Cold dark mornings call for warm comforting breakfasts with some seasonal spices thrown in for both their contribution to flavour and support to the digestive and immune systems during the winter period.

Millet is an excellent porridge. Not only is it incredibly quick to make, but is creamy, nutty and delicious.


Ingredients
(serves 2)

1 cup millet flakes
1 1/2 - 2 cups nut milk of your choice (I used cashew)
1 cup coconut water
1 tsp maca powder (optional)
1/2 tsp nutmeg
4 cloves

For the apple:
1 apple
1 tbsp coconut oil
1 tbsp maple syrup
1 tsp cinnamon

To serve:
Almond butter
Cacao nibs


Method:
- Combine the dry ingredients (millet, spices and maca) in a pan.
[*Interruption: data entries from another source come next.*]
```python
class RegistrationSettingC(C.Structure):
# ... 62 lines not shown
    ("sga_index_create_voxelmap_from_voxels", C.c_int, [_vp, C.c_double, C.c_void_p, _dp, _dp, C.c_size_t, _pvp]),
    ("sga_index_create_flatmap_from_voxels", C.c_int, [_vp, C.c_double, C.c_void_p, C.c_void_p, _dp, _dp, C.c_int, C.c_size_t, _pvp]),
    ("sga_index_refresh_attributes", C.c_int, [_vp, _vp, _vp]),
    ("sga_index_clone", C.c_int, [_vp, _vp, _pvp]),
    ("sga_index_destroy", C.c_int, [_vp]),
    ("sga_index_size", C.c_int, [_vp, C.POINTER(C.c_size_t)]),
    ("sga_index_voxelmap_download", C.c_int, [_vp, _vp, C.POINTER(C.c_int32), _fp, _fp, C.POINTER(C.c_uint32)]),
    ("sga_voxelmap_create", C.c_int, [_vp, C.c_double, _pvp]),
    ("sga_voxelmap_insert", C.c_int, [_vp, _vp, _vp, _dp]),
    ("sga_voxelmap_set_lru", C.c_int, [_vp, C.c_uint32, C.c_uint32]),
    ("sga_flatmap_create", C.c_int, [_vp, C.c_double, _pvp]),
    ("sga_flatmap_set_setting", C.c_int, [_vp, C.c_double, C.c_uint32]),
    ("sga_voxelmap_set_search_offsets", C.c_int, [_vp, C.c_int]),
    ("sga_flatmap_download", C.c_int, [_vp, _vp, C.POINTER(C.c_int32), C.POINTER(C.c_uint32), _fp, _fp]),
    ("sga_flatmap_create_contents", C.c_int, [_vp, C.c_double, C.c_int, _pvp]),
    ("sga_flatmap_get_contents", C.c_int, [_vp, C.POINTER(C.c_int)]),
    ("sga_flatmap_download_contents", C.c_int, [_vp, _vp, C.POINTER(C.c_int32), C.POINTER(C.c_uint32), _fp, _fp, _fp]),
    ("sga_index_create_flatmap_from_voxels_contents", C.c_int, [_vp, C.c_double, C.c_void_p, C.c_void_p, _dp, _dp, _dp, C.c_int, C.c_size_t, _pvp]),
    ("sga_index_knn", C.c_int, [_vp, _vp, _fp, C.c_size_t, C.c_int, C.c_double, C.POINTER(C.c_int64), _fp]),
    ("sga_index_knn_f64", C.c_int, [_vp, _vp, _dp, C.c_size_t, C.c_int, C.c_double, C.POINTER(C.c_int64), _dp]),
    ("sga_index_build_projective", C.c_int, [_vp, _vp, C.c_int, C.c_int, _pvp]),
    ("sga_projective_set_search_window", C.c_int, [_vp, C.c_int, C.c_int]),
    ("sga_projective_set_border_modes", C.c_int, [_vp, C.c_int, C.c_int]),
    ("sga_projective_get_params", C.c_int, [_vp, C.POINTER(C.c_int)]),
    ("sga_projective_download_map", C.c_int, [_vp, _vp, C.POINTER(C.c_uint32)]),
    ("sga_factor_params_default", None, [C.POINTER(FactorParams)]),
    ("sga_problem_create", C.c_int, [_vp, _vp, _vp, _dp, _pvp]),
    ("sga_problem_create_from_index", C.c_int, [_vp, _vp, _vp, _dp, _pvp]),
    ("sga_problem_destroy", C.c_int, [_vp]),
    ("sga_linearize", C.c_int, [_vp, _vp, C.POINTER(FactorParams), _dp, _dp, _dp, _dp, C.POINTER(C.c_uint64)]),
    ("sga_error", C.c_int, [_vp, _vp, C.POINTER(FactorParams), _dp, _dp]),
    ("sga_linearize_async", C.c_int, [_vp, _vp, C.POINTER(FactorParams), _dp, _vp]),
    ("sga_error_async", C.c_int, [_vp, _vp, C.POINTER(FactorParams), _dp, _vp]),
    ("sga_comm_unique_id", C.c_int, [C.POINTER(C.c_ubyte)]),
    ("sga_comm_init", C.c_int, [_vp, C.c_int, C.c_int, C.POINTER(C.c_ubyte)]),
    ("sga_comm_destroy", C.c_int, [_vp]),
    ("sga_comm_init_callback", C.c_int, [_vp, C.c_int, C.c_int, ALLREDUCE_FN, _vp]),
    ("sga_error_model_eval", C.c_int, [_dp, _dp, _dp, _dp]),
    ("sga_unpack_accumulator", None, [_dp, _dp, _dp, _dp, C.POINTER(C.c_uint64)]),
    ("sga_problem_set_rejector", C.c_int, [_vp, REJECTOR_FN, _vp]),
    ("sga_linearize_per_point", C.c_int, [_vp, _vp, C.POINTER(FactorParams), _dp, _dp, C.POINTER(C.c_ubyte)]),
    ("sga_problem_get_factors", C.c_int, [_vp, _vp, C.POINTER(C.c_int64), _fp]),
    ("sga_context_set_stream_ordered", C.c_int, [_vp, C.c_int]),
    ("sga_context_set_profiling", C.c_int, [_vp, C.c_int]),
    ("sga_context_get_kernel_ms", C.c_int, [_vp, _dp, C.POINTER(C.c_uint64), _dp, C.POINTER(C.c_uint64)]),
    ("sga_context_get_comm_ms", C.c_int, [_vp, _dp, C.POINTER(C.c_uint64)]),
    ("sga_context_get_search_ms", C.c_int, [_vp, _dp, C.POINTER(C.c_uint64)]),
    ("sga_context_get_pass_ms", C.c_int, [_vp, _dp, C.POINTER(C.c_uint64), _dp, C.POINTER(C.c_uint64), _dp]),
    ("sga_set_warm_limit", None, [C.c_double]),
    ("sga_set_error_model", None, [C.c_int]),
    ("sga_problem_set_search_stats", C.c_int, [C.c_void_p, C.c_void_p, C.c_int]),
    ("sga_problem_get_search_stats", C.c_int, [C.c_void_p, C.c_void_p, C.c_void_p]),
    ("sga_problem_get_sorted_points", C.c_int, [C.c_void_p, C.c_void_p, C.c_void_p]),
    ("sga_problem_get_grid_stats", C.c_int, [C.c_void_p, C.POINTER(C.c_uint64)]),
    ("sga_problem_get_last_plan", C.c_int, [C.c_void_p, C.POINTER(C.c_int)]),
    ("sga_set_grid_mode", None, [C.c_int, C.c_longlong]),
    ("sga_host_alloc", C.c_int, [C.c_size_t, C.POINTER(C.c_void_p)]),
    ("sga_host_free", C.c_int, [C.c_void_p]),
    ("sga_index_spacing", C.c_int, [C.c_void_p, C.POINTER(C.c_double)]),
    ("sga_set_knn_wave_max", None, [C.c_longlong]),
    ("sga_debug_kd_tree", C.c_int, [C.c_void_p, C.c_void_p, C.POINTER(C.c_int), C.c_void_p, C.c_void_p]),
    ("sga_debug_timer_start", C.c_int, [C.c_void_p]),
    ("sga_debug_timer_stop", C.c_int, [C.c_void_p, C.POINTER(C.c_double)]),
    ("sga_debug_shard_frame_pack", None, [C.POINTER(C.c_double), C.POINTER(C.c_double)]),
    ("sga_debug_shard_frame_agree", C.c_int, [C.POINTER(C.c_double)]),
    ("sga_debug_kd_trips", C.c_int, [C.c_void_p]),
    ("sga_debug_kd_wave_times", C.c_int, [C.c_void_p, C.c_int]),
    ("sga_set_search_mode", None, [C.c_int, C.c_int, C.c_int]),
    ("sga_get_warm_limit", C.c_double, []),
    ("sga_problem_get_pass_stats", C.c_int, [_vp, _vp, C.POINTER(C.c_uint64), C.POINTER(C.c_uint64), C.POINTER(C.c_uint64)]),
    ("sga_registration_setting_default", None, [C.POINTER(RegistrationSettingC)]),
    ("sga_align", C.c_int, [_vp, _vp, _vp, _dp, C.POINTER(RegistrationSettingC), C.POINTER(ResultC)]),
    ("sga_align_problem", C.c_int, [_vp, _vp, _dp, C.POINTER(RegistrationSettingC), C.POINTER(ResultC)]),
    ("sga_multi_create", C.c_int, [C.POINTER(C.c_int), C.c_int, _pvp]),
    ("sga_multi_destroy", C.c_int, [_vp]),
    ("sga_multi_num_devices", C.c_int, [_vp]),
    ("sga_multi_set_target_f64", C.c_int, [_vp, _dp, _dp, _dp, C.c_size_t]),
    ("sga_multi_set_target_f32", C.c_int, [_vp, _fp, _fp, _fp, C.c_size_t]),
    ("sga_multi_set_source_f32", C.c_int, [_vp, _fp, _fp, _fp, C.c_size_t, _dp]),
    ("sga_multi_set_target_f32_origin", C.c_int, [_vp, _fp, _fp, _fp, C.c_size_t, _dp]),
    ("sga_multi_set_source_f32_origin", C.c_int, [_vp, _fp, _fp, _fp, C.c_size_t, _dp, _dp]),
    ("sga_multi_set_target_voxels", C.c_int, [_vp, C.c_double, C.c_void_p, _dp, _dp, C.c_size_t]),
    ("sga_multi_set_search_offsets", C.c_int, [_vp, C.c_int]),
    ("sga_multi_set_rejector", C.c_int, [_vp, C.c_void_p, _vp]),
    ("sga_multi_set_target_flat_voxels", C.c_int, [_vp, C.c_double, C.c_void_p, C.c_void_p, _dp, _dp, C.c_int, C.c_size_t]),
    ("sga_multi_set_source_f64", C.c_int, [_vp, _dp, _dp, _dp, C.c_size_t, _dp]),
    ("sga_multi_linearize", C.c_int, [_vp, C.POINTER(FactorParams), _dp, _dp, _dp, _dp, C.POINTER(C.c_uint64)]),
    ("sga_multi_error", C.c_int, [_vp, C.POINTER(FactorParams), _dp, _dp]),
    ("sga_multi_align", C.c_int, [_vp, _dp, C.POINTER(RegistrationSettingC), C.POINTER(ResultC)]),
    ("sga_multi_reset_search_state", C.c_int, [_vp]),
    ("sga_multi_get_factors", C.c_int, [_vp, C.c_void_p, C.c_void_p]),
    ("sga_optimize", C.c_int, [C.POINTER(RegistrationSettingC), _dp, LINEARIZE_FN, ERROR_FN, _vp, C.POINTER(ResultC)]),
    ("sga_se3_exp", None, [_dp, _dp]),
]

_LIB = None


def load():
    global _LIB
    if _LIB is not None:
        return _LIB
    if not os.path.exists(LIB_PATH):
        raise SgaError(f"{LIB_PATH} is missing: build it with `make lib` (hipcc --offload-arch=gfx950). There is no CPU fallback.")
    if "torch" in sys.modules or os.environ.get("SGA_WITH_TORCH", "0") == "1":
        import torch
# ... 14 lines not shown
```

Add the coconut water and nut milk and place over a medium heat until the mixture comes to a simmer.
- Lower the heat and allow the millet to gently simmer for 4-5 minutes, stirring regularly, then remove from the heat. You can add more milk to reach your desired consistancy.
- Core and thinly slice the apple. In a frying pan, melt the coconut oil over a medium heat. Add the apple slices, maple syrup and cinnamon. Stir thoroughly over the heat for 2 minutes and then set aside.
- Serve up hot with almond butter and cacao nibs.


Health Benefits... 

- Millet is much easier to digest than many other grains. It is also a gluten free option. Millet is rich in amino acids and is a great source of protein, fibre and manganese (a mineral that helps improve bone and nerve health). This grain contains magnesium, which helps to reduce cholesterol, and phosphorus, which helps the body to process carbohydrates.